Throwback Thursday: Walker’s Appeal Added Fire to the Fight for Freedom
“They want us for their slaves, and think nothing of murdering us,” wrote abolitionist David Walker in 1829, adding with inciting passion, “It is no more harm for you to kill a man who is trying to kill you, than it is for you to take a drink of water when thirsty.”
Born to an enslaved father and a free mother in North Carolina, Walker grew up witnessing the atrocities of slavery. He was free due to his mother’s status, which allowed him to get an education—and to witness others’ suffering under the hands of white slaveowners. His experiences would lead him to one day write a radical anti-slavery appeal to his “afflicted and slumbering brethren,” calling for the immediate eradication of slavery and equal rights for black people.
In the 1820s, Walker moved to Boston and set up a used clothing shop. While he was no longer surrounded by slavery, Walker still felt the oppression of his race in the North. Black people were not allowed to serve on juries, and their children attended different schools. To oppose this discrimination, Walker joined the Massachusetts General Colored Association and began writing for Freedom’s Journal, the country’s first African-American newspaper. He soon became a prominent anti-slavery figure in Boston.
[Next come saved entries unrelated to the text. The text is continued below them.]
def _layer1_basic_fwd(p1, params, buffers, training, save, lazy_out, sv):
    images = p1
    B, H, W, H1, W1, H2, W2 = sv["dims"]
    wf, wd = sv.pop("_w3")
    sv["wd"] = wd
    R = B * H2 * W2
    nt = conv3_num_partials(B, H2, W2)
    x = p1
    blocks = []
    for blk in (0, 1):
        ta, tb = is_train(training, BN3_KEYS[2 * blk]), is_train(training, BN3_KEYS[2 * blk + 1])
        if not save and not ta and not tb:
            bna = bn_params(BN3_KEYS[2 * blk], params, buffers, C64, images, False)
            bnb = bn_params(BN3_KEYS[2 * blk + 1], params, buffers, C64, images, False)
            ua, ub = wf[2 * blk], wf[2 * blk + 1]
            z1 = _empty((B, H2, W2, C64), images)
            call("cova_conv3x3_wino4", x, ua, z1, None, B, H2, W2)
            if blk == 1 and lazy_out:
                z2 = _empty((B, H2, W2, C64), images)
                call("cova_conv3x3_wino4_pro", z1, bna.abc, 1, ub, z2, None, B, H2, W2)
                feat = LazyFeature(z2, x, bnb.scale, bnb.shift)
                blocks.append(dict(x=x, z1=z1, a1=None, z2=z2, out=None, bna=bna, bnb=bnb))
                continue
            out = _empty((B, H2, W2, C64), images)
            call("cova_conv3x3_wino4_bnact", z1, bna.abc, 1, ub, x, bnb.scale, bnb.shift, 1, out, B, H2, W2)
            blocks.append(dict(x=x, z1=z1, a1=None, z2=None, out=out, bna=bna, bnb=bnb))
            x = feat = out
            continue
        part = _empty((nt, 2, C64), images) if ta or tb else None
        z1, z2 = _empty((B, H2, W2, C64), images), _empty((B, H2, W2, C64), images)
        bna, bnb = conv_bn_pair_fwd(wf[2 * blk], wf[2 * blk + 1], x, z1, z2, BN3_KEYS[2 * blk], BN3_KEYS[2 * blk + 1],
                                    params, buffers, training, part, nt, R, B, H2, W2)
        out_bits = None
        if blk == 1 and lazy_out:
            out = None
            feat = LazyFeature(z2, x, bnb.scale, bnb.shift)
        else:
            out = _empty((B, H2, W2, C64), images)
            if blk == 0 and save and tb and tails_on():
                out_bits = _empty((R, 2), images, torch.int32)
                call("cova_bn_act_fwd_bits", z2, bnb.scale, bnb.shift, x, out, out_bits, R)
            else:
                call("cova_bn_act_fwd", z2, C64, bnb.scale, bnb.shift, x, C64, out, C64, R, C64, 1)
            feat = out
        blocks.append(dict(x=x, z1=z1, a1=None, z2=z2, out=out, bna=bna, bnb=bnb, out_bits=out_bits))
        x = out
    sv["blocks"] = blocks
    last = blocks[1]
    sv["last"] = dict(out=last["out"], x=last["x"], z=last["z2"], bn=last["bnb"], prefix=BN3_KEYS[3])
    return feat


C256 = 4 * C64


def conv1x1(inp, in2, abc, relu, w, w_trans, out, part, R, cin, cout, addend=None, act=None, msc=None,
            msh=None, z=None, mean=None, invstd=None, z2=None, mean2=None, invstd2=None, part2=None, act_bits=None):
    call("cova_conv1x1", inp, in2, abc, 1 if relu else 0, w, 1 if w_trans else 0, addend, act, act_bits, msc, msh,
         z, mean, invstd, z2, mean2, invstd2, out, part, part2, R, cin, cout)


def _layer1_bottleneck_fwd(p1, params, buffers, training, save, lazy_out, sv):
    B, H, W, H1, W1, H2, W2 = sv["dims"]
    R = B * H2 * W2
    nt = conv3_num_partials(B, H2, W2)

    def stats(cin, cout, prefix):
        n = query("cova_conv1x1_num_partials", R, cin, cout)
        return (_empty((n, 2, cout), p1) if is_train(training, prefix) else None), n

    def bn(prefix, C, part, n):
        return bn_params(prefix, params, buffers, C, p1, training, part, n, R, unit="pages")

    ufs, uds = sv.pop("_w3")
    x, cin, blocks, feat = p1, C64, [], None
    pending = None
    for blk in (0, 1, 2):
        pre = "convnet.4.%d." % blk
        s = dict(cin=cin, pre=pre)
        part, n = stats(cin, C64, pre + "bn1.")
        s["z1"] = _empty((B, H2, W2, C64), p1)
        if pending is None:
            conv1x1(x, None, None, 0, params[pre + "conv1.weight"], 0, s["z1"], part, R, cin, C64)
        else:
            x = _empty((B, H2, W2, C256), p1)
            s["x_bits"] = (_empty((R, C256 // 32), p1, torch.int32)
                           if save and is_train(training, "convnet.4.%d.bn3." % (blk - 1)) else None)
            call("cova_conv1x1_materialize", pending[0], pending[1], pending[2], params[pre + "conv1.weight"], x,
                 s["x_bits"], s["z1"], part, R)
            blocks[-1]["out"] = x
        s["x"] = x
        s["bn1"] = bn(pre + "bn1.", C64, part, n)
        uf, s["ud"] = ufs[blk], uds[blk]
        part = _empty((nt, 2, C64), p1) if is_train(training, pre + "bn2.") else None
        s["z2"] = _empty((B, H2, W2, C64), p1)
        s["bn2"] = conv_bn_fwd(uf, s["z1"], s["bn1"].abc, 1, s["z2"], pre + "bn2.", params, buffers, training, part, nt,
                               R, B, H2, W2)
        part, n = stats(C64, C256, pre + "bn3.")
        s["z3"] = _empty((B, H2, W2, C256), p1)
# ... 180 lines not shown
def _layer1_bwd_fused(sv, dfeat, gout, grads, head_part=None, plan=None):
    if plan is None:
        plan = frozenset(["stem"] + ["wgrad:%s.weight" % k for k in CONV3_KEYS])
    B, H, W, H1, W1, H2, W2 = sv["dims"]
    R = B * H2 * W2
    wg = "cova_conv3x3_wgrad4"
    nws = query("cova_conv3x3_wgrad4_workspace_floats", B, H2, W2)
    wanted = [k for k in CONV3_KEYS if "wgrad:%s.weight" % k in plan]
    ws_all = _empty((len(wanted), nws), dfeat) if wanted else None
    jobs = {}

    def wgrad(key, act, act_abc, act_relu, dz, dz2, dz_abc, side=True):
        if key not in wanted:
            return None
        dw = _gbuf(gout, key + ".weight", (64, 64, 3, 3), dfeat)
        out = torch.empty_like(dz) if dz_abc is not None and side else None
        ws = ws_all[len(jobs)]
        call(wg + "_partial", act, act_abc, act_relu, dz, dz2, dz_abc, out, ws, B, H2, W2)
        jobs[3 - CONV3_KEYS.index(key)] = (ws, dw)
        grads[key + ".weight"] = dw
        return out

    nt = conv3_num_partials(B, H2, W2)
    dA, pend = dfeat, None
    if isinstance(head_part, dict):
        pend = head_part["pend"]
    elif head_part is not None:
        last = sv["blocks"][1]["bnb"]
        pend = _bn_abc_from_partials(head_part[0], head_part[1], last, R, gout, BN3_KEYS[3], dfeat)
    for blk in (1, 0):
        s = sv["blocks"][blk]
        ka, kb = CONV3_KEYS[2 * blk], CONV3_KEYS[2 * blk + 1]
        pa, pb = BN3_KEYS[2 * blk], BN3_KEYS[2 * blk + 1]
        bna, bnb = s["bna"], s["bnb"]
        if pend is None:
            dres, dz2 = torch.empty_like(dA), torch.empty_like(dA)
            dg, db = bn_backward(dA, C64, block_out(s), C64, s["z2"], C64, bnb, R, dz2, C64, dres, C64,
                                 gout, pb, unit="pages")
            g_in, g_in2, g_abc = dz2, None, None
        else:
            dres = dA
            dg, db, g_abc = pend
            g_in, g_in2 = dA, s["z2"]
        grads[pb + "weight"], grads[pb + "bias"] = dg, db
        dzm = wgrad(kb, s["z1"], bna.abc, 1, g_in, g_in2, g_abc)
        if dzm is not None:
            g_in, g_in2, g_abc = dzm, None, None
        dy_a = torch.empty_like(dA)
        part = _empty((nt, 2, C64), dfeat)
        dg, db, abc_a = dgrad_bn_bwd(sv["wd"][2 * blk + 1], g_in, g_in2, g_abc, None, None, bna.scale, bna.shift, s["z1"],
                                     bna, dy_a, part, nt, R, gout, pa, B, H2, W2)
        grads[pa + "weight"], grads[pa + "bias"] = dg, db
        last_dgrad = blk == 1 or "stem" in plan
        dzm = wgrad(ka, s["x"], None, 0, dy_a, s["z1"], abc_a, side=last_dgrad)
        if not last_dgrad:
            dA = None
            break
        d_in, d_in2, d_abc = (dy_a, s["z1"], abc_a) if dzm is None else (dzm, None, None)
        dx = torch.empty_like(dA)
        if blk == 1:
            prev = sv["blocks"][0]
            pend = dgrad_bn_bwd(sv["wd"][2 * blk], d_in, d_in2, d_abc, dres, prev["out"], None, None, prev["z2"],
                                prev["bnb"], dx, _empty((nt, 2, C64), dfeat), nt, R, gout, BN3_KEYS[1], B, H2, W2,
                                act_bits=prev.get("out_bits"))
        elif sv.get("ymax") is not None:
            bn1 = sv["bn1"]
            sv["pool_abc"] = dgrad_bn_bwd(sv["wd"][2 * blk], d_in, d_in2, d_abc, dres, None, bn1.scale, bn1.shift,
                                          sv["ymax"], bn1, dx, _empty((nt, 2, C64), dfeat), nt, B * H1 * W1, gout,
                                          "convnet.1.", B, H2, W2)
        else:
            conv3x3_pro(sv["wd"][2 * blk], d_in, d_in2, d_abc, 0, dres, None, None, None, None, None, None, dx,
                        None, B, H2, W2)
        dA = dx
    if jobs:
        fin = []
        for i in range(4):
            fin += list(jobs.get(i, (None, None)))
        call(wg + "_finish", *fin, B, H2, W2)
    return dA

On September 28, 1829, Walker published a document that would define his legacy and change the course of the anti-slavery debate. Walker’s Appeal has been remembered as the first assault on slavery to come from the pen of a black man, rallying those who had long fought for freedom.
The document’s full title — Walker’s Appeal, in Four Articles; Together with a Preamble, to the Coloured Citizens of the World, but in Particular, and Very Expressly, to Those of the United States of America, Written in Boston, State of Massachusetts, September 28, 1829 — speaks to Walker’s thoroughness in his argument against slavery. In more than 70 pages, referencing both the Bible and the Declaration of Independence, Walker criticized white, slave-owning Christians for their hypocrisy, called for the immediate abolition of slavery, and argued for the instatement of equal rights for black people.
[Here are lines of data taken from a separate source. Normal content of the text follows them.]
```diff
@@ -1470,6 +1479,40 @@
     lfpsqp_vec* Av = nullptr;
 };
 
+constexpr int kProgressSpinUs = 50, kProgressQueryUs = 800;
+static inline hipError_t stream_state(hipStream_t s) {
+#ifdef LFPSQP_HIP_EMULATED
+    return hipSuccess;
+#else
+    return hipStreamQuery(s);
+#endif
+}
+static int await_progress(lfpsqp_ctx* ctx, const volatile int64_t* word, int64_t target, int64_t* seen, bool* drained) {
+    using clk = std::chrono::steady_clock;
+    *drained = false;
+    bool timed = false;
+    clk::time_point t0, tq;
+    for (;;) {
+        const int64_t w = __atomic_load_n(const_cast<const int64_t*>(word), __ATOMIC_ACQUIRE);
+        *seen = w;
+        if ((w & 0xff) != ST_RUNNING || (w >> 8) >= target) return 0;
+        const clk::time_point now = clk::now();
+        if (!timed) { t0 = tq = now; timed = true; continue; }
+        if (now - tq >= std::chrono::microseconds(kProgressQueryUs)) {
+            const hipError_t e = stream_state(ctx->stream);
+            if (e == hipSuccess) {
+                *seen = __atomic_load_n(const_cast<const int64_t*>(word), __ATOMIC_ACQUIRE);
+                *drained = (*seen & 0xff) == ST_RUNNING && (*seen >> 8) < target;
+                return 0;
+            }
+            if (e != hipErrorNotReady) LF_HIP(ctx, e);
+            (void)hipGetLastError();
+            tq = clk::now();
+        }
+        if (now - t0 >= std::chrono::microseconds(kProgressSpinUs)) std::this_thread::yield();
+    }
+}
+
 static int projcg_impl(lfpsqp_ctx* ctx, lfpsqp_vec* x, lfpsqp_vec* lambda, const PcgOperator& op, const lfpsqp_basis* U, const lfpsqp_vec* b,
                        const lfpsqp_vec* c, double tol, int64_t maxit, int64_t n_global, int flags, const lfpsqp_projcg_work* work,
                        int64_t* iters, double* nr) {
@@ -1609,6 +1652,7 @@
     volatile int64_t* hstat = ctx->h_istat;
     hstat[0] = ST_RUNNING;
     hstat[1] = 0;
+    hstat[kProgress] = progress_word(ST_RUNNING, 0);
     for (int k = 0; k < kRing; ++k) hstat[kRingOff + k] = ST_RUNNING;
     auto apply_op = [&](const lfpsqp_vec* v) -> int {
         const int rc = op.fn(op.user, v, Av);
@@ -1736,6 +1780,7 @@
         if (rs.gcur_is_rp != (gcur == 1)) return set_err(ctx, LFPSQP_ERR_UNSUPPORTED, "LFPSQP_PROJCG_RESUME: the buffer scheme changed between the calls");
         maxit_eff = (it_base + maxit < n_global + m_ref) ? it_base + maxit : n_global + m_ref;
         hstat[1] = it_base;
+        hstat[kProgress] = progress_word(ST_RUNNING, it_base);
         const int64_t lim = maxit_eff;
         LF_HIP(ctx, hipMemcpyAsync(istat + I_MAXIT, &lim, sizeof(int64_t), hipMemcpyHostToDevice, ctx->stream));
         LF_HIP(ctx, hipStreamSynchronize(ctx->stream));
@@ -1787,9 +1832,17 @@
     bool done = false;
     const int gcur_start = gcur;
     const int64_t it_end = maxit_eff - it_base;
+    const bool poll = fused && !ctx->comm_active() && (ctx->step_tail & kStepTailPoll);
+    const bool pair_x = fused && (ctx->step_tail & kStepTailPairX);
+    const int64_t k1_first = resume ? 0 : 1;
+    auto k1_mode = [&](int64_t i) -> int {
+        if (!pair_x) return PcgDirG::kOne;
+        if (i == k1_first) return resume ? PcgDirG::kLean : PcgDirG::kOne;
+        return ((i - k1_first) & 1) ? PcgDirG::kPair : PcgDirG::kLean;
+    };
     while (!done && it < it_end) {
         if (fused) {
-            if (it > 0 || resume) LF_TRY((run_vec<PcgDirG, 0, NoPost>(ctx, nv, PcgDirG{d, gbuf[gcur], x->p, scal, istat, 0}, 0u, nullptr, NoPost(), 0)));
+            if (it > 0 || resume) LF_TRY((run_vec<PcgDirG, 0, NoPost>(ctx, nv, PcgDirG{d, gbuf[gcur], x->p, scal, istat, k1_mode(it)}, 0u, nullptr, NoPost(), 0)));
             LF_TRY(launch_fused(0));
         } else if (callback) {
             if (it > 0) LF_TRY((run_vec<PcgDirX, 0, NoPost>(ctx, nv, PcgDirX{d, g, x->p, scal, istat}, 0u, nullptr, NoPost(), 0)));
@@ -1803,6 +1856,16 @@
             LF_TRY(launch_k2());
             LF_TRY(launch_k3(0));
         }
+        if (poll) {
+            if (it >= 2) {
+                bool drained = false;
+                int64_t seen = 0;
+                LF_TRY(await_progress(ctx, hstat + kProgress, it_base + it - 1, &seen, &drained));
+                if (drained || (seen & 0xff) != ST_RUNNING) done = true;
+            }
+            ++it;
+            continue;
+        }
         LF_HIP(ctx, hipEventRecord(ctx->ev_slot[it & 3], ctx->stream));
         if (it >= 2) {
             LF_HIP(ctx, hipEventSynchronize(ctx->ev_slot[(it - 2) & 3]));
@@ -1819,13 +1882,15 @@
         gcur = (gbuf[1] != gbuf[0]) ? (int)((gcur_start + (executed > 0 ? executed : 0)) & 1) : 0;
     }
 
-    if ((status == ST_CONVERGED || status == ST_MAXIT || (fused && status == ST_RG_BREAK && *iters > 1)) && *iters > it_base)
+    const int64_t last_done = ((status == ST_CONVERGED || status == ST_MAXIT) ? *iters : *iters - 1) - it_base - 1;
+    const bool x_current = last_done > k1_first && k1_mode(last_done) == PcgDirG::kPair;
+    if ((status == ST_CONVERGED || status == ST_MAXIT || (fused && status == ST_RG_BREAK && *iters > 1)) && *iters > it_base && !x_current)
         LF_TRY((run_vec<FlushXF, 0, NoPost>(ctx, nv, FlushXF{x->p, d, scal}, 0u, nullptr, NoPost())));
     if (fused && status == ST_MAXIT && *iters > 0 && kLR == 0 && !cop)
         ctx->pcg_resume = lfpsqp_ctx::ProjcgResume{true, x->p, g, d, Z->p, m, nv, *iters, gcur == 1, Ad.dg, b->p, Ad.a0, n_global, ctx->launch_epoch};
     if (status == ST_NEGCURV) {
         if (fused && *iters > 1)
-            LF_TRY((run_vec<PcgDirG, 0, NoPost>(ctx, nv, PcgDirG{d, gbuf[gcur], x->p, scal, istat, 1}, 0u, nullptr, NoPost())));
+            LF_TRY((run_vec<PcgDirG, 0, NoPost>(ctx, nv, PcgDirG{d, gbuf[gcur], x->p, scal, istat, PcgDirG::kForced}, 0u, nullptr, NoPost())));
         LF_TRY((run_vec<SumSqF, 1, NoPost>(ctx, nv, SumSqF{d}, 0u, scal + S_DD, NoPost())));
         LF_TRY((run_vec<NormalizeIntoF, 0, NoPost>(ctx, nv, NormalizeIntoF{x->p, d, scal + S_DD}, 0u, nullptr, NoPost())));
         if (lambda) LF_TRY(lfpsqp_vec_fill(ctx, lambda, NAN));
```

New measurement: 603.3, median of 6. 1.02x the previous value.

Walker also criticized Thomas Jefferson, the former president who said black people “must be removed beyond the reach of mixture.” He wrote clearly about the injustice of colonization, a popular movement that would move free black people out of America and into an African colony. Walker believed African Americans had a right to live in the United States, having been part of the foundation that built it. “America is more our country than it is the whites’,” Walker argued, “we have enriched it with our blood and tears.”
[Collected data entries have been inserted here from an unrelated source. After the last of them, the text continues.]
typedef struct swc_gemm_args {
    const void* A;
    const void* W;
    void* C;
    const float* bias;
    const float* gamma;
    const float* residual;
    int64_t lda, ldw, ldc, ldr;
    int32_t M, N, K;
    int32_t taps, dil, stride, pad, t_in, t_out;
    int32_t a_dtype, c_dtype, act;
    float alpha;
    float out_scale;
} swc_gemm_args;
int swc_gemm(const swc_gemm_args* args, void* stream);

int swc_attention(const void* qkv, void* out, const int32_t* lens, int32_t B, int32_t T,
                  int32_t H, int32_t dtype, void* stream);
int swc_attention16(const void* qkv, void* out, const int32_t* lens, int32_t B, int32_t T, int32_t H,
                    int32_t dtype, const int32_t* row_start, void* stream);
int swc_attention_ex(const void* qkv, void* out, const int32_t* lens, int32_t B, int32_t T, int32_t H,
                     int32_t out_dtype, void* stream);

int swc_layernorm(const float* x, void* y, const float* w, const float* b, const int32_t* lens,
                  int32_t B, int32_t t_in, int32_t t_out, int32_t C, float eps, int32_t y_dtype,
                  const int32_t* row_start, void* stream);

int swc_pack_rows(const void* src, void* dst, const int32_t* row_start, const int32_t* lens, int32_t B, int32_t T,
                  int64_t row_bytes, void* stream);

int64_t swc_convnext_stream_bytes(int32_t C, int32_t I);
int swc_convnext_pack(const void* w1_16bit, const void* w2_16bit, const float* gamma, void* w_stream, int32_t C, int32_t I,
                      void* stream);
int swc_convnext_mlp(const void* y, const void* w_stream, const float* b1, const float* b2, const float* gamma,
                     float* x, int32_t M, int32_t C, int32_t I, void* stream);
int swc_convnext_block(const float* x, float* x_out, const float* dw_w7, const float* dw_bias, const float* ln_w,
                       const float* ln_b, float eps, const void* w_stream, const float* b1, const float* b2,
                       const float* gamma, int32_t B, int32_t T, int32_t C, int32_t I, const int32_t* t_limit,
                       int32_t operand_dtype, void* stream);

int64_t swc_convnext64_stream_bytes(int32_t C, int32_t I);
int swc_convnext64_pack(const void* w1_bf16, const void* w2_bf16, void* w_stream, int32_t C, int32_t I, void* stream);
int swc_convnext64_mlp(const void* y, const void* w_stream, const float* b1, const float* b2, const float* gamma, float* x,
                       int32_t M, int32_t C, int32_t I, int32_t stagger_cycles, void* stream);

int64_t swc_mlp_stream_bytes(int32_t D, int32_t F);
int swc_mlp_pack(const void* w1_bf16, const void* w2_bf16, void* w_stream, int32_t D, int32_t F, void* stream);
int swc_mlp_block(const float* x, float* x_out, const float* ln_w, const float* ln_b, float eps, const void* w_stream,
                  const float* b1, const float* b2, const float* next_ln_w, const float* next_ln_b, void* y_next,
                  int32_t M, int32_t D, int32_t F, void* stream);

int64_t swc_layer_tail_stream_bytes(int32_t D, int32_t F, int32_t fc1_dtype);
int swc_layer_tail_pack(const void* wo_bf16, const void* w1, const void* w2_bf16, void* w_stream, int32_t D, int32_t F,
                        int32_t fc1_dtype, void* stream);
int swc_layer_tail(const void* attn, const float* x, float* x_out, const void* w_stream, const float* bo, const float* ln_w,
                   const float* ln_b, float eps, const float* b1, const float* b2, const float* next_ln_w,
                   const float* next_ln_b, void* y_next, int32_t M, int32_t D, int32_t F, int32_t fc1_dtype, float fc1_alpha,
                   int32_t operand_dtype, void* stream);

int64_t swc_proj_ln_stream_bytes(int32_t N, int32_t K);
int swc_proj_ln_pack(const void* w_f16s, void* w_stream, int32_t N, int32_t K, void* stream);
int swc_proj_ln(const void* a_f16s, int64_t lda, const void* w_stream, const float* bias, float alpha, const float* x,
                float* x_out, const float* ln_w, const float* ln_b, float eps, void* y_next, int32_t M, int32_t N, int32_t K,
                void* stream);

int swc_dwconv7_ln(const float* x, void* y, const float* w, const float* bias, const float* ln_w,
                   const float* ln_b, int32_t B, int32_t T, int32_t C, float eps, int32_t y_dtype,
                   void* stream);

int swc_snake_aa(const float* x, void* y, const float* alpha, const float* beta,
                 const float* filt_host12, int32_t B, int32_t T, int32_t C, int32_t y_dtype,
                 void* stream);

int swc_fsq_encode(const float* z, int64_t ldz, float* zq, int32_t* codes, const int32_t* lens,
                   const float* consts_host12, int32_t B, int32_t T, int32_t t_pad, int32_t G,
                   void* stream);
int swc_fsq_decode(const int64_t* codes, float* zq, int64_t ldq, const int32_t* lens, int32_t B,
                   int32_t T, int32_t G, void* stream);
int swc_fsq_encode_levels(const float* z, int64_t ldz, float* zq, int32_t* codes, const int32_t* lens,
                          const float* consts_host12, const int32_t* levels_host4, int32_t B, int32_t T,
                          int32_t t_pad, int32_t G, void* stream);
int swc_fsq_decode_levels(const int64_t* codes, float* zq, int64_t ldq, const int32_t* lens,
                          const int32_t* levels_host4, int32_t B, int32_t T, int32_t G, void* stream);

Walker’s Appeal acted as a rallying point for black people, calling for action and at times even justifying the use of violence. Its widespread publication sparked a string of editorials, including some by white abolitionist William Lloyd Garrison, owner of weekly Boston newspaper The Liberator. Although Garrison agreed with some of Walker’s words, he expressed that “a good end does not justify wicked means.” Other papers marked the enthusiasm of the black community. The Boston Evening Transcript wrote about how black people gloried “in its principles as if it were a star in the east, guiding them to freedom and emancipation.”
While Walker did write passionately to the black population, he also addressed white readers with the idea of amity. “American is as much our country, as it is yours,” he wrote. “Treat us like men, and there is no danger but we will all live in peace and happiness.”
Still, the racist white community feared the possible ramifications of Walker’s Appeal. In North Carolina, black people were killed or arrested for reading it. Louisiana made it a capital offense to “write, print, publish, or distribute any thing having a tendency to create discontent among the free coloured population of this state, or insubordination among the slaves therein.” Georgia quarantined all visiting black sailors while their ships were in port, hoping to stop the circulation of Walker’s Appeal. The governor even promised a $10,000 reward for Walker’s capture.
Still, the document had an impact. Hundreds, if not thousands, of slaves were exposed to Walker’s ideas. Traveling preachers, sailors, laborers, and others sympathetic to the cause helped Walker distribute copies of the Appeal to the South alongside his use of the regular mail system. These people were also the ones who secretly found ways to read Walker’s Appeal out loud to illiterate slaves.
A more covert way of spreading the Appeal was through Walker’s own clothing business. He sewed copies of the document into the lining of sailor’s clothing, and when the sailors reached the South, they removed and distributed the pamphlets.
The ideas spread, and so did the desire for Walker’s words to come true. A friend of Walker’s claimed that the Appeal inspired a North Carolina slave uprising in December of 1830, where sixty black people were killed. In New Orleans, a string of suspicious fires sprung up, and a rebellion north of the city was struck down, fifteen of its leaders executed.
Walker published two more editions of his Appeal, the final in June of 1830. In August, he was found dead in his home in Boston. While there were rumors of poison, later research suggests he died of tuberculosis, the same illness that took his daughter. Nearly two hundred years later, his words are still remembered.
“Walker’s Appeal is the first sustained written assault upon slavery and racism to come from a black man in the United States,” wrote historian Herbert Aptheker. “And Walker does this not as one who hates the country but rather as one who hates the institutions which disfigure it and make it a hissing in the world.”